Collected data:
• • •

@@ -391,7 +417,7 @@
                 (void)vn;
 #endif
                 const uint32_t dl = (m_cur >> 8) & 127u;
-                const uint32_t brow = (uint32_t)C::BT_OFF + dl * (uint32_t)C::BT_STRIDE + (uint32_t)(h * 32);
+                const uint32_t brow = (uint32_t)C::BT_OFF + (dl & (uint32_t)(NC - 1)) * (uint32_t)C::BT_STRIDE + (uint32_t)(h * 32);
                 asm volatile("ds_write_b16 %0, %1" ::"v"(dstl_addr + (uint32_t)(rr * 2)), "v"(dl * (uint32_t)(N * 4)) : "memory");
                 uint2 four[4];
 
@@ -437,7 +463,7 @@
 #else
                             if (c == 4) tile_voff(rowbyte_n, vn);
 #endif
-                            if (c == 6) brow_n = (uint32_t)C::BT_OFF + ((m_nxt >> 8) & 127u) * (uint32_t)C::BT_STRIDE + (uint32_t)(h * 32);
+                            if (c == 6) brow_n = (uint32_t)C::BT_OFF + ((m_nxt >> 8) & (uint32_t)(NC - 1)) * (uint32_t)C::BT_STRIDE + (uint32_t)(h * 32);
                         }
 #if T2P_ROWS_DIRECT
                         {
@@ -516,7 +542,7 @@
             if (!did_tile) cur_fetched = false;
             if (!did_tile) wait_all_vm();
             if constexpr (!(T2P_RABL & 16)) lds_barrier_r();
-            if constexpr (!(T2P_RABL & 4)) flush(ga + gi);
+            if constexpr (!(T2P_RABL & 4)) flush(ga + gi, t0);
             if (gi + 1 < cnt) {
                 if constexpr (!(T2P_RABL & 4)) build_b(ga + gi + 1);
                 if (gi + 3 < cnt) dma_rows(ga + gi + 3);
diff --git a/text2pos-cvpr2022_amd/csrc/sample_group.hip b/text2pos-cvpr2022_amd/csrc/sample_group.hip
--- a/text2pos-cvpr2022_amd/csrc/sample_group.hip
+++ b/text2pos-cvpr2022_amd/csrc/sample_group.hip
@@ -131,9 +131,10 @@
     __syncthreads();
 }
 
-template <int PPL>
+template <int PPL, bool SHARE = false>
 __device__ void level_fast(const float* px, const float* py, const float* pz, int n_c, float r2, uint8_t* sel, float* qx,
-                           float* qy, float* qz, uint16_t* __restrict__ rows_out, int self_loops, int* n_rows_out) {
+                           float* qy, float* qz, uint16_t* __restrict__ rows_out, int self_loops, int* n_rows_out,
+                           int tail_code = 0) {
     const int lane = threadIdx.x;
     const int i0 = lane * PPL;
     float x[PPL], y[PPL], z[PPL];
@@ -147,6 +148,7 @@
     }
     int cur = 0;
     int base = 0;
+    [[maybe_unused]] bool tail_open = false;
     for (int c = 0; c < n_c; c++) {
         const float cx = px[cur], cy = py[cur], cz = pz[cur];
         if (lane == 0) {
@@ -154,6 +156,16 @@
             qx[c] = cx;
             qy[c] = cy;
             qz[c] = cz;
+        }
+        bool tail = false;
+        if constexpr (SHARE) {
+            tail = c > 0 && cur == 0;
+            if (tail && tail_open) {
+                if (self_loops && lane == 0) rows_out[(uint32_t)base] = (uint16_t)(((c | 0x80) << 8) | c);
+                base += self_loops ? 1 : 0;
+                continue;
+            }
+            tail_open = tail;
         }
         float d[PPL];
         unsigned long long m[PPL];
@@ -189,7 +201,7 @@
             lower = __builtin_amdgcn_mbcnt_hi((uint32_t)(m[j] >> 32), __builtin_amdgcn_mbcnt_lo((uint32_t)m[j], lower));
             count += __popcll(m[j]);
         }
-        const uint32_t tag = (uint32_t)c << 8;
+        const uint32_t tag = (uint32_t)(tail ? tail_code : c) << 8;
         char* const rows_b = (char*)rows_out;
         if (count <= kMaxNbr) {
             uint32_t off = 2u * (uint32_t)(base + lower);
@@ -345,6 +357,9 @@
                 if (l == 0)
                     level_fast<4>(pin[l][0], pin[l][1], pin[l][2], n_c, rr[l], sel_lds, pin[l + 1][0], pin[l + 1][1],
                                   pin[l + 1][2], g_rows16, gt.self_loops, &n_rows);
+                else if (l == 1 && gt.share_tail[1])
+                    level_fast<2, true>(pin[l][0], pin[l][1], pin[l][2], n_c, rr[l], sel_lds, pin[l + 1][0], pin[l + 1][1],
+                                        pin[l + 1][2], g_rows16, gt.self_loops, &n_rows, kSaTailCode);
                 else if (l == 1)
                     level_fast<2>(pin[l][0], pin[l][1], pin[l][2], n_c, rr[l], sel_lds, pin[l + 1][0], pin[l + 1][1],
                                   pin[l + 1][2], g_rows16, gt.self_loops, &n_rows);
diff --git a/text2pos-cvpr2022_amd/csrc/t2p_common.h b/text2pos-cvpr2022_amd/csrc/t2p_common.h
--- a/text2pos-cvpr2022_amd/csrc/t2p_common.h
+++ b/text2pos-cvpr2022_amd/csrc/t2p_common.h
@@ -138,6 +138,7 @@
     uint16_t* rows[3];
     uint16_t* n_rows[3];
     int self_loops;
+    int share_tail[3];
     int n_dense[3];
     int n_cent[3];
     float* B[3];
@@ -258,6 +259,7 @@
 int launch_ws_sa(int H, int C, const SaParams& p, hipStream_t st);
 int launch_sa_x3(int H, int C, const SaParams& p, hipStream_t st);
 int sa_x3_launch_shape(int H, int C, int64_t n_obj, int* tile_rows, int* n_wg);
+constexpr int kSaTailCode = 64;
 bool sa_rows_selected(int H, int C, const SaParams& p);
 int launch_sa_rows(int H, int C, const SaParams& p, hipStream_t st);
 int sa_rows_launch_shape(int64_t n_obj, int* tile_rows, int* n_wg);
@@ -267,6 +269,9 @@
 bool sa3_selected(int H, int C, const SaParams& p);
 int launch_sa3(const SaParams& p, hipStream_t st);
 int sa3_launch_shape(int64_t n_obj, int* tile_rows, int* n_wg);
+inline bool sa_shares_tail_rows(int l, int H, int C, const SaParams& p, int n_pts, int tuning) {
+    return l == 1 && n_pts == 256 && !(tuning & 4) && p.n_dense == 128 && p.n_cent == 64 && sa_rows_selected(H, C, p);
+}
 int launch_sa_balance_levels(const SaParams p[3], const int H[3], const int C[3], hipStream_t st);
 
 int launch_bilstm_impl(const float* gate_table , const float* whh ,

• • •

A single number is the whole answer: the number of lines in the entries that include "void".

→ Output of the exercise
2